I have a great professional relationship with my supervisor. I wasn't worried about them trying to BS me as much as I wanted to be able to leave my position in the best way possible. 

Just found out I should be working starting on Sept 9th so I am super excited!


----------



## relica85 (Aug 15, 2013)

sopranocaponyc said:


> How did everything go with orientation.


The orientation was good. Learned a lot and got a great sense of the unity I have been looking for. The staff there were all professional and mostly friendly. 
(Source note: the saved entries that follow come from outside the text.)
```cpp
size_t inception_fused_lds_bytes(int tm, int W, int spt);
hipError_t configure_fused_kernels();
constexpr int FUSED_CHAIN_MAX = 5;
struct FusedChain {
    FusedArgs m[FUSED_CHAIN_MAX];
    int nmod;
};
hipError_t launch_inception_fused_bf16(int tm, const FusedChain& c, hipStream_t s);
hipError_t launch_inception_fused(int tm, const FusedChain& c, hipStream_t s);
size_t inception_fused_bf16_lds_bytes(int tm, int W, int spt);
hipError_t launch_inception_fused_split(TermFormat fmt, int tm, const FusedChain& c, hipStream_t s);
size_t inception_fused_split_lds_bytes(int tm, int W, int spt);
hipError_t configure_split_kernels();
hipError_t launch_lstm_cells_split(LstmTile tile, TermFormat fmt, const LstmLaunch& L, hipStream_t s);
struct SplitDense {
    const float* seg[3];
    int len[3];
    char* A;
    const char* Bp;
    float* C;
    int n, N, mtiles, ntiles, ntiles_alloc, ksteps, kg_stride;
    int splits;
    size_t part_stride;
    bool wide;
};
hipError_t launch_dense_split(TermFormat fmt, const SplitDense& d, hipStream_t s);

struct Stem23Args {
    const float* X;
    float* Y;
    float* C2;
    const float *Bp2, *bias2;
    const float *Bp3, *bias3;
    int n_sites, W, spt;
};
hipError_t launch_stem23(const Stem23Args& a, hipStream_t s);
hipError_t launch_stem23_split(TermFormat fmt, const Stem23Args& a, hipStream_t s);
size_t stem23_split_lds_bytes(int W, int spt);
size_t stem23_lds_bytes(int W, int spt);
hipError_t launch_stem23_bf16(const Stem23Args& a, hipStream_t s);
size_t stem23_bf16_lds_bytes(int W, int spt);
constexpr size_t STEM23_MAX_LDS = 80 * 1024;
hipError_t launch_stem1(const float* signals, const float* w7x64, const float* bias64, float* out,
                        int n, int signal_len, int w1, int pad_l_conv, int wa, int pad_l_pool, int out_bf16, hipStream_t s);
hipError_t launch_maxpool_s2_bf16(const float* in, float* out, int n, int win, int wout, int pad_l, int ch_ld, hipStream_t s);
hipError_t launch_avgpool7_bf16(const float* in, float* joint, int n, int w, int ch, int ld_in, int joint_ld, int joint_off,
                                hipStream_t s);
hipError_t launch_pack_event_feat_bf16(const float* hfw, const float* hbw, float* joint, int n, int joint_ld, int src_bf16,
                                       hipStream_t s);
hipError_t launch_maxpool_s2(const float* in, float* out, int n, int win, int wout, int pad_l, int ch, hipStream_t s);
hipError_t launch_avgpool7(const float* in, float* out, int n, int w, int ch, hipStream_t s);
hipError_t launch_head(const float* fc1, const float* w2, float* logits, float* act, int* pred,
                       int n, int J, int class_num, hipStream_t s, int nparts = 1, size_t part_stride = 0);
struct HeadFoldedArgs {
    const float* seg[3];
    int len[3];
    int nseg;
    const float* w;
    int bf16;
    int pitch[3];
    float *logits, *act;
    int* pred;
    int n, C;
};
hipError_t launch_head_folded(const HeadFoldedArgs& a, hipStream_t s);
hipError_t launch_gather_inputs(const int* kmer, const float* means, const float* stds, const float* lens, const float* signals,
                                float* block, int n, int T, int S, int B, hipStream_t s);
hipError_t launch_scatter_outputs(const float* act, const int* pred, float* act_out, int* pred_out, int n, int C, hipStream_t s);
struct RecheckArgs {
    const float* act;
    const float* in;
    float* out;
    int* count;
    int* index;
    float margin;
    int n, C, T, S, B;
};
hipError_t launch_recheck_select(const RecheckArgs& a, hipStream_t s);
hipError_t launch_embed_table(const float* emb, const float* kernel, float* table, int vocab, int esize, int ncol, hipStream_t s);

}
```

Excited for you to be in next year!


----------



## Ozzy1990 (Jan 24, 2013)

I was in class for 5 months until I was sent on a job.


----------



## relica85 (Aug 15, 2013)

Thanks to anyone who responded. I recieved a letter stating that I have to go to aprrentice meetings on the 4th,5th and 6th of Sept. I also will be stating school the week of the 9th and should get my first assignment that day.


----------



## Inspector Bubbles (Aug 25, 2013)

I was called to work before I ever went to class. I only had a few days notice but wasn't working at the time so it wasn't a problem. But hopefully you employer would understand, considering that you are furthering your education and soon to be a higher tax payer.


----------



## rufusTfirefly (Jul 19, 2013)

I start class after labor day, but have been working a week now . I am one of the last in the first year class to start work, too. Our JATC director hires us off a book like the main hall, not sure how it works at your LU but the director might be able to give you a good idea.


----------



## sopranocaponyc (Nov 24, 2008)

relica85 said:


> Thanks to anyone who responded. I recieved a letter stating that I have to go to aprrentice meetings on the 4th,5th and 6th of Sept. I also will be stating school the week of the 9th and should get my first assignment that day.



Hey I got the same letter today to report to the hall Mon-wed feb 10th-feb 12th and to have my tools and forms filled out for the 12th and that I would get a work assignment beginning Thursday feb 13th. those days you have to report at 9am how long are you there, I have my college class on wed at 4pm-6pm at ESU on Varrick St. And I work my other job on Mon and Tuesdays at 3pm, If I know what time I will be there till I could work my schedule for my other job around that, I still haven't gotten anything about when electrical theory begins,


----------



## relica85 (Aug 15, 2013)

We were there until about 3pm. Electrical theory starts the week of Feb 24th.


----------



## sopranocaponyc (Nov 24, 2008)

relica85 said:


> We were there until about 3pm. Electrical theory starts the week of Feb 24th.


That's very helpful, That last day the 12th is a wed and I have class at ESU at 4pm, so not sure how long I will be there or if that's an excused absence. is this also when we get our books etc for theory and everything else. do we get paid for the time we are there.


----------



## fistofbolts (Jan 25, 2014)

congrats and goodluck on your new journey. remember that you will be viewed more worthless than whale**** and u will be fine.


----------